[[ PROVIDED DATA, beginning ]]

+extern "C" int mdqe_clip_gather_prefix_f32(const float* x1, const float* box0, const float* content, const int* fidx, const int* idx,
+                                           int Bc, int T, int Q, int C, int ct, int t0, int t1, float* x, float* boxes, float* xinst,
+                                           float* ibox, void* stream) {
+  MDQE_REQUIRE(Bc >= 0 && T > 0 && Q > 0 && C > 0 && C % 4 == 0 && ct >= 0 && ct < T && t0 >= 0 && t0 < t1);
+  if (Bc == 0) return MDQE_OK;
+  MDQE_CHECK_PTR(x1); MDQE_CHECK_PTR(box0); MDQE_CHECK_PTR(content); MDQE_CHECK_PTR(fidx); MDQE_CHECK_PTR(x); MDQE_CHECK_PTR(boxes);
+  MDQE_CHECK_PTR(xinst); MDQE_CHECK_PTR(ibox);
+  MDQE_REQUIRE((((uintptr_t)x1 | (uintptr_t)box0 | (uintptr_t)content | (uintptr_t)x | (uintptr_t)boxes | (uintptr_t)xinst | (uintptr_t)ibox) & 15) == 0);
+  mdqe_clear_error();
+  const long rows = (long)Bc * T * Q;
+  hipLaunchKernelGGL(clip_gather_prefix_kernel, dim3((unsigned)((rows + 3) / 4)), dim3(256), 0, (hipStream_t)stream, x1, box0, content, fidx,
+                     idx, T, Q, C, ct, t0, t1 < T ? t1 : T, rows, x, boxes, xinst, ibox);
   return mdqe_launch_status();
 }
 
diff --git a/mdqe_cvpr2023_amd/csrc/maskhead_out.hip b/mdqe_cvpr2023_amd/csrc/maskhead_out.hip
--- /dev/null
+++ b/mdqe_cvpr2023_amd/csrc/maskhead_out.hip
@@ -0,0 +1,302 @@
+#include "common.h"
+#include "gemm_device.h"
+#include <type_traits>
+
+namespace {
+__device__ __forceinline__ f32x4 ld4(const float* p) { return *reinterpret_cast<const f32x4*>(p); }
+constexpr int C = 256;
+constexpr int TILE_PITCH = 260;
+constexpr int TILE_FLOATS = 32 * TILE_PITCH;
+
+template <int NC>
+__device__ __forceinline__ void quad_taps(const f32x4 (&X)[3][NC], const int c0, const bool (&rok)[3], const f32x4 (&w)[25], f32x4& o00,
+                                          f32x4& o01, f32x4& o10, f32x4& o11) {
+  o00 = f32x4{0.f, 0.f, 0.f, 0.f}; o01 = o00; o10 = o00; o11 = o00;
+#pragma unroll
+  for (int r = 0; r < 3; ++r) {
+    if (!rok[r]) continue;
+#pragma unroll
+    for (int c = 0; c < 3; ++c) o00 += X[r][c0 + c] * w[(2 * r) * 5 + 2 * c];
+#pragma unroll
+    for (int c = 1; c < 3; ++c) o01 += X[r][c0 + c] * w[(2 * r) * 5 + 2 * c - 1];
+    if (r >= 1) {
+#pragma unroll
+      for (int c = 0; c < 3; ++c) o10 += X[r][c0 + c] * w[(2 * r - 1) * 5 + 2 * c];
+#pragma unroll
+      for (int c = 1; c < 3; ++c) o11 += X[r][c0 + c] * w[(2 * r - 1) * 5 + 2 * c - 1];
+    }
+  }
+}
+
+__device__ __forceinline__ f32x4 border_const(int hh, int ww, int H, int W, const f32x4 (&w)[25], f32x4 bv, f32x4 tbv) {
+  f32x4 s = {0.f, 0.f, 0.f, 0.f};
+#pragma unroll
+  for (int kh = 0; kh < 5; ++kh) {
+    const int ih = hh - 2 + kh;
+    if (ih < 0 || ih >= H) continue;
+#pragma unroll
+    for (int kw = 0; kw < 5; ++kw) {
+      const int iw = ww - 2 + kw;
+      if (iw >= 0 && iw < W) s += w[kh * 5 + kw];
+    }
+  }
+  return bv + tbv * s;
+}
+}
+
+__global__ void __launch_bounds__(256)
+dwup2_pw_kernel(const float* __restrict__ x, const float* __restrict__ wt, const float* __restrict__ bias, const float* __restrict__ tw,
+                const float* __restrict__ tb, const float* __restrict__ pw, const float* __restrict__ pb, float* __restrict__ out, long ldo,
+                int NI, int Hs, int Ws, int Md) {
+  extern __shared__ __attribute__((aligned(16))) float lds[];
+  const int lane = threadIdx.x & 63;
+  const int wave = __builtin_amdgcn_readfirstlane(threadIdx.x >> 6);
+  const long wid = (long)blockIdx.x * 4 + wave, nw = (long)gridDim.x * 4;
+  const int lr = lane & 31, lh = lane >> 5;
+  const int H = 2 * Hs, W = 2 * Ws;
+  float* const sW = lds + 4 * TILE_FLOATS;
+  for (int i = threadIdx.x; i < 25 * C / 4; i += 256) *reinterpret_cast<f32x4*>(sW + i * 4) = ld4(wt + i * 4);
+  __syncthreads();
+  const float* const wl = sW + lane * 4;
+  auto tap = [&](int t) __attribute__((always_inline)) { return ld4(wl + t * C); };
+  const f32x4 twv = ld4(tw + lane * 4);
+  f32x4 cin;
+  {
+    f32x4 wall = {0.f, 0.f, 0.f, 0.f};
+#pragma unroll
+    for (int t = 0; t < 25; ++t) wall += tap(t);
+    cin = ld4(bias + lane * 4) + ld4(tb + lane * 4) * wall;
+  }
+
+  f32x4 bf[16][2];
+#pragma unroll
+  for (int kt = 0; kt < 16; ++kt)
+#pragma unroll
+    for (int h = 0; h < 2; ++h)
+      bf[kt][h] = lr < Md ? ld4(pw + (long)lr * C + kt * 16 + h * 8 + lh * 4) : f32x4{0.f, 0.f, 0.f, 0.f};
+  float* const sA = lds + wave * TILE_FLOATS;
+  const int c4 = lane & 7, r8 = lane >> 3;
+  const f32x4 pbv = c4 * 4 < Md ? ld4(pb + c4 * 4) : f32x4{0.f, 0.f, 0.f, 0.f};
+
+  const int nseg = (Ws + 7) >> 3;
+  const long ntiles = (long)NI * Hs * nseg;
+  f32x4 X[3][10];
+  auto load_tile = [&](long tile) __attribute__((always_inline)) {
+    const int b0 = (int)(tile % nseg) * 8;
+    const long ra = tile / nseg;
+    const int a = (int)(ra % Hs);
+    const long r0 = ra - a;
+#pragma unroll
+    for (int r = 0; r < 3; ++r) {
+      const int ia = min(max(a - 1 + r, 0), Hs - 1);
+      const float* row = x + ((r0 + ia) * Ws) * C + lane * 4;
+#pragma unroll
+      for (int c = 0; c < 10; ++c) X[r][c] = ld4(row + (long)min(max(b0 - 1 + c, 0), Ws - 1) * C);
+    }
+  };
+  if (wid < ntiles) load_tile(wid);
+  for (long tile = wid; tile < ntiles; tile += nw) {
+    const int b0 = (int)(tile % nseg) * 8;
+    const long ra = tile / nseg;
+    const int a = (int)(ra % Hs);
+    const long img = ra / Hs;
+    const bool rok[3] = {a >= 1, true, a + 1 < Hs};
+    const bool edge = a == 0 || a == Hs - 1 || b0 == 0 || b0 + 8 >= Ws;
+    if (edge) {
+#pragma unroll
+      for (int c = 0; c < 10; ++c)
+        if (b0 - 1 + c < 0 || b0 - 1 + c >= Ws) {
+#pragma unroll
+          for (int r = 0; r < 3; ++r) X[r][c] = f32x4{0.f, 0.f, 0.f, 0.f};
+        }
+      for (int qi = 0; qi < 8; ++qi) {
+        float* d = sA + (qi * 4) * TILE_PITCH + lane * 4;
+#pragma unroll
+        for (int j = 0; j < 4; ++j) *reinterpret_cast<f32x4*>(d + j * TILE_PITCH) = cin;
+      }
+      const bool rb = a == 0 || a == Hs - 1;
+#pragma unroll 1
+      for (int kind = 0; kind < 3; ++kind) {
+        int bq;
+        if (kind == 0) { if (b0 != 0) continue; bq = 0; }
+        else if (kind == 1) { bq = Ws - 1; if (bq == 0 || bq < b0 || bq >= b0 + 8) continue; }
+        else { if (!rb || Ws < 3) continue; bq = 1; }
+        f32x4 w[25];
+#pragma unroll
+        for (int t = 0; t < 25; ++t) w[t] = tap(t);
+        const f32x4 bv = ld4(bias + lane * 4), tbv = ld4(tb + lane * 4);
+        const f32x4 k00 = border_const(2 * a, 2 * bq, H, W, w, bv, tbv), k01 = border_const(2 * a, 2 * bq + 1, H, W, w, bv, tbv);
+        const f32x4 k10 = border_const(2 * a + 1, 2 * bq, H, W, w, bv, tbv), k11 = border_const(2 * a + 1, 2 * bq + 1, H, W, w, bv, tbv);
+#pragma unroll 1
+        for (int qi = 0; qi < 8; ++qi) {
+          const int b = b0 + qi;
+          if (b >= Ws) break;
+          if (kind == 0 ? b != 0 : kind == 1 ? b != Ws - 1 : (b == 0 || b == Ws - 1)) continue;
+          float* d = sA + (qi * 4) * TILE_PITCH + lane * 4;
+          *reinterpret_cast<f32x4*>(d) = k00; *reinterpret_cast<f32x4*>(d + TILE_PITCH) = k01;
+          *reinterpret_cast<f32x4*>(d + 2 * TILE_PITCH) = k10; *reinterpret_cast<f32x4*>(d + 3 * TILE_PITCH) = k11;
+        }
+      }
+    }
+#pragma unroll
+    for (int h4 = 0; h4 < 2; ++h4) {
+      f32x4 o00[4], o01[4], o10[4], o11[4];
+#pragma unroll
+      for (int q = 0; q < 4; ++q) { o00[q] = f32x4{0.f, 0.f, 0.f, 0.f}; o01[q] = o00[q]; o10[q] = o00[q]; o11[q] = o00[q]; }
+#pragma unroll
+      for (int r = 0; r < 3; ++r) {
+        if (!rok[r]) continue;
+#pragma unroll
+        for (int c = 0; c < 3; ++c) {
+          const f32x4 wa = tap((2 * r) * 5 + 2 * c);
+#pragma unroll
+          for (int q = 0; q < 4; ++q) o00[q] += X[r][h4 * 4 + q + c] * wa;
+          if (c >= 1) {
+            const f32x4 wb = tap((2 * r) * 5 + 2 * c - 1);
+#pragma unroll
+            for (int q = 0; q < 4; ++q) o01[q] += X[r][h4 * 4 + q + c] * wb;
+          }
+          if (r >= 1) {
+            const f32x4 wc = tap((2 * r - 1) * 5 + 2 * c);
+#pragma unroll
+            for (int q = 0; q < 4; ++q) o10[q] += X[r][h4 * 4 + q + c] * wc;
+            if (c >= 1) {
+              const f32x4 wd = tap((2 * r - 1) * 5 + 2 * c - 1);
+#pragma unroll
+              for (int q = 0; q < 4; ++q) o11[q] += X[r][h4 * 4 + q + c] * wd;
+            }
+          }
+        }
+      }
+#pragma unroll
+      for (int q = 0; q < 4; ++q) {
+        float* d = sA + ((h4 * 4 + q) * 4) * TILE_PITCH + lane * 4;
+        f32x4 c00 = cin, c01 = cin, c10 = cin, c11 = cin;
+        if (edge) { c00 = ld4(d); c01 = ld4(d + TILE_PITCH); c10 = ld4(d + 2 * TILE_PITCH); c11 = ld4(d + 3 * TILE_PITCH); }
+        *reinterpret_cast<f32x4*>(d) = c00 + twv * o00[q];
+        *reinterpret_cast<f32x4*>(d + TILE_PITCH) = c01 + twv * o01[q];
+        *reinterpret_cast<f32x4*>(d + 2 * TILE_PITCH) = c10 + twv * o10[q];
+        *reinterpret_cast<f32x4*>(d + 3 * TILE_PITCH) = c11 + twv * o11[q];
+      }
+    }
+    if (tile + nw < ntiles) load_tile(tile + nw);
+    asm volatile("s_waitcnt lgkmcnt(0)" ::: "memory");
+    __builtin_amdgcn_wave_barrier();
+    f32x16 acc;
+#pragma unroll
+    for (int r = 0; r < 16; ++r) acc[r] = 0.f;
+    const float* fa = sA + lr * TILE_PITCH + lh * 4;
+    f32x4 af[4];
+#pragma unroll
+    for (int i = 0; i < 4; ++i) af[i] = ld4(fa + (i >> 1) * 16 + (i & 1) * 8);
+    __builtin_amdgcn_sched_barrier(0);
+#pragma unroll
+    for (int i = 0; i < 32; ++i) {
+#pragma unroll
+      for (int s = 0; s < 4; ++s) acc = __builtin_amdgcn_mfma_f32_32x32x2f32(af[i & 3][s], bf[i >> 1][i & 1][s], acc, 0, 0, 0);
+      __builtin_amdgcn_sched_barrier(0);
+      if (i + 4 < 32) af[i & 3] = ld4(fa + ((i + 4) >> 1) * 16 + ((i + 4) & 1) * 8);
+      __builtin_amdgcn_sched_barrier(0);
+    }
+    asm volatile("s_waitcnt lgkmcnt(0)" ::: "memory");
+    __builtin_amdgcn_wave_barrier();
+#pragma unroll
+    for (int r = 0; r < 16; ++r) sA[gemm_acc_row(r, lh) * 32 + lr] = acc[r];
+    asm volatile("s_waitcnt lgkmcnt(0)" ::: "memory");
+    __builtin_amdgcn_wave_barrier();
+#pragma unroll
+    for (int it = 0; it < 4; ++it) {
+      const int prow = it * 8 + r8;
+      f32x4 v = ld4(sA + prow * 32 + c4 * 4);
+      v += pbv;
+      const int b = b0 + (prow >> 2);
+      if (b < Ws && c4 * 4 < Md) {
+        const long pix = (img * H + 2 * a + ((prow >> 1) & 1)) * W + 2 * b + (prow & 1);
+        *reinterpret_cast<f32x4*>(out + pix * ldo + c4 * 4) = v;
+      }
+    }
+    asm volatile("s_waitcnt lgkmcnt(0)" ::: "memory");
+    __builtin_amdgcn_wave_barrier();
+  }
+}
+
+__global__ void __launch_bounds__(256)
+dwup2_dot_kernel(const float* __restrict__ x, const float* __restrict__ wt, const float* __restrict__ bias, const float* __restrict__ tw,
+                 const float* __restrict__ tb, const float* __restrict__ pw, const float* __restrict__ pb, float* __restrict__ out, long ldo,
+                 int NI, int Hs, int Ws, int Md) {
+  const int lane = threadIdx.x & 63;
+  const long wid = (long)blockIdx.x * 4 + (threadIdx.x >> 6), nw = (long)gridDim.x * 4;
+  const int H = 2 * Hs, W = 2 * Ws;
+  f32x4 w[25];
+#pragma unroll
+  for (int t = 0; t < 25; ++t) w[t] = ld4(wt + t * C + lane * 4);
+  const f32x4 bv = ld4(bias + lane * 4), twv = ld4(tw + lane * 4), tbv = ld4(tb + lane * 4);
+  f32x4 wall = {0.f, 0.f, 0.f, 0.f};
+#pragma unroll
+  for (int t = 0; t < 25; ++t) wall += w[t];
+  const f32x4 cin = bv + tbv * wall;
+  const long total = (long)NI * Hs * Ws;
+  for (long i = wid; i < total; i += nw) {
+    const int b = (int)(i % Ws); const long ra = i / Ws;
+    const int a = (int)(ra % Hs); const long img = ra / Hs;
+    const bool rok[3] = {a >= 1, true, a + 1 < Hs};
+    f32x4 X[3][3];
+#pragma unroll
+    for (int r = 0; r < 3; ++r) {
+      const float* row = x + ((ra - 1 + r) * Ws) * C + lane * 4;
+#pragma unroll
+      for (int c = 0; c < 3; ++c) {
+        const int ib = b - 1 + c;
+        X[r][c] = (rok[r] && ib >= 0 && ib < Ws) ? ld4(row + (long)ib * C) : f32x4{0.f, 0.f, 0.f, 0.f};
+      }
+    }
+    f32x4 o00, o01, o10, o11;
+    quad_taps(X, 0, rok, w, o00, o01, o10, o11);
+    f32x4 c00 = cin, c01 = cin, c10 = cin, c11 = cin;
+    if (a == 0 || a == Hs - 1 || b == 0 || b == Ws - 1) {
+      c00 = border_const(2 * a, 2 * b, H, W, w, bv, tbv); c01 = border_const(2 * a, 2 * b + 1, H, W, w, bv, tbv);
+      c10 = border_const(2 * a + 1, 2 * b, H, W, w, bv, tbv); c11 = border_const(2 * a + 1, 2 * b + 1, H, W, w, bv, tbv);
+    }
+    const f32x4 zz[4] = {c00 + twv * o00, c01 + twv * o01, c10 + twv * o10, c11 + twv * o11};
+    float res[4] = {0.f, 0.f, 0.f, 0.f};
+    for (int n = 0; n < Md; ++n) {
+      const f32x4 wn = ld4(pw + (long)n * C + lane * 4);
+      const float bn = pb[n];
+#pragma unroll
+      for (int j = 0; j < 4; ++j) {
+        float v = fmaf(zz[j][3], wn[3], fmaf(zz[j][2], wn[2], fmaf(zz[j][1], wn[1], fmaf(zz[j][0], wn[0], 0.f))));
+#pragma unroll
+        for (int sft = 1; sft < 64; sft <<= 1) v += __shfl_xor(v, sft, 64);
+        if (lane == n) res[j] = v + bn;
+      }
+    }
+    if (lane < Md) {
+      float* o = out + ((img * H + 2 * a) * W + 2 * b) * ldo;
+      o[lane] = res[0]; o[ldo + lane] = res[1]; o[(long)W * ldo + lane] = res[2]; o[(long)W * ldo + ldo + lane] = res[3];
+    }
+  }
+}
+
+extern "C" int mdqe_dwup2_pw_f32(const float* x, const float* wt, const float* bias, const float* tw, const float* tb, const float* pw,
+                                 const float* pb, float* out, long ldo, int NI, int Hs, int Ws, int Md, void* stream) {
+  MDQE_REQUIRE(NI >= 0 && Hs > 0 && Ws > 0 && Md > 0 && Md <= 32 && Md % 4 == 0 && ldo >= Md && ldo % 4 == 0);
+  if (NI == 0) return MDQE_OK;
+  MDQE_CHECK_PTR(x); MDQE_CHECK_PTR(wt); MDQE_CHECK_PTR(bias); MDQE_CHECK_PTR(tw); MDQE_CHECK_PTR(tb); MDQE_CHECK_PTR(pw); MDQE_CHECK_PTR(pb);
+  MDQE_CHECK_PTR(out);
+  MDQE_REQUIRE((((uintptr_t)x | (uintptr_t)wt | (uintptr_t)bias | (uintptr_t)tw | (uintptr_t)tb | (uintptr_t)pw | (uintptr_t)pb |
+                 (uintptr_t)out) & 15) == 0);
+  mdqe_clear_error();
+  hipStream_t st = (hipStream_t)stream;
+  if (Md <= 8) {
+    const long total = (long)NI * Hs * Ws;
+    long nd = (total + 3) / 4; if (nd > 256 * 8) nd = 256 * 8;
+    hipLaunchKernelGGL(dwup2_dot_kernel, dim3((unsigned)nd), dim3(256), 0, st, x, wt, bias, tw, tb, pw, pb, out, ldo, NI, Hs, Ws, Md);
+    return mdqe_launch_status();
+  }
+  const long ntiles = (long)NI * Hs * ((Ws + 7) / 8);
+  long nb = (ntiles + 3) / 4; if (nb > 256) nb = 256;
+  const int smem = (4 * TILE_FLOATS + 25 * C) * (int)sizeof(float);
+  if (mdqe_allow_lds(reinterpret_cast<const void*>(dwup2_pw_kernel), smem) != hipSuccess) return MDQE_ELAUNCH;
+  hipLaunchKernelGGL(dwup2_pw_kernel, dim3((unsigned)nb), dim3(256), smem, st, x, wt, bias, tw, tb, pw, pb, out, ldo, NI, Hs, Ws, Md);
+  return mdqe_launch_status();
+}
diff --git a/mdqe_cvpr2023_amd/engine.py b/mdqe_cvpr2023_amd/engine.py
--- a/mdqe_cvpr2023_amd/engine.py
+++ b/mdqe_cvpr2023_amd/engine.py
@@ -334,6 +334,7 @@
 INST_STREAMS = {}
 DEC_TWO_STREAMS = os.environ.get("MDQE_DEC_TWO_STREAMS", "1") != "0"
 DEC_FUSED = os.environ.get("MDQE_DEC_FUSED", "1") != "0"
+DEC_PREFIX = os.environ.get("MDQE_DEC_PREFIX", "1") != "0"
 
 
 class Engine:
@@ -510,11 +511,15 @@
         y = ops.dwconv5x5(x, o1.dw, o1.db)
         y = ops.linear(y.view(-1, C), o1.pw, o1.pb).view(x.shape)
         y = ops.groupnorm_nhwc(y, 32, o1.g, o1.beta, act="relu", out=y).view(x.shape)
-        z = ops.dwconv5x5(y, o2.dw, o2.db, up2=True, tw=mh.tw, tb=mh.tb)
         Md = o2.pw.shape[0]
-        if out is not None and (tuple(out.shape) != (NI, z.shape[1], z.shape[2], Md) or not out.is_contiguous()):
+        Hm, Wm = 2 * y.shape[1], 2 * y.shape[2]
+        if out is not None and (tuple(out.shape) != (NI, Hm, Wm, Md) or not out.is_contiguous()):
             raise RuntimeError("mask_features: out must be a contiguous [NI, Hm, Wm, M] tensor")
-        z2 = ops.linear(z.view(-1, C), o2.pw, o2.pb, out=None if out is None else out.view(-1, Md)).view(NI, z.shape[1], z.shape[2], Md)
+        if ops.dwup2_pw_ok(y, o2.pw):
+            z2 = ops.dwup2_pw(y, o2.dw, o2.db, mh.tw, mh.tb, o2.pw, o2.pb, out=out)
+        else:
+            z = ops.dwconv5x5(y, o2.dw, o2.db, up2=True, tw=mh.tw, tb=mh.tb)
+            z2 = ops.linear(z.view(-1, C), o2.pw, o2.pb, out=None if out is None else out.view(-1, Md)).view(NI, Hm, Wm, Md)
         return ops.groupnorm_nhwc(z2, 32 if Md % 32 == 0 else 24, o2.g, o2.beta, act="relu", out=z2).view(z2.shape)
 
     def _mlp(self, x, layers, last_act=None, out=None):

[[ PROVIDED DATA, end ]]

> **WORK INSTRUCTION**
Return all lines from the data that include the string "environ".

> **COMPLETED TASK**
 DEC_TWO_STREAMS = os.environ.get("MDQE_DEC_TWO_STREAMS", "1") != "0"
 DEC_FUSED = os.environ.get("MDQE_DEC_FUSED", "1") != "0"
+DEC_PREFIX = os.environ.get("MDQE_DEC_PREFIX", "1") != "0"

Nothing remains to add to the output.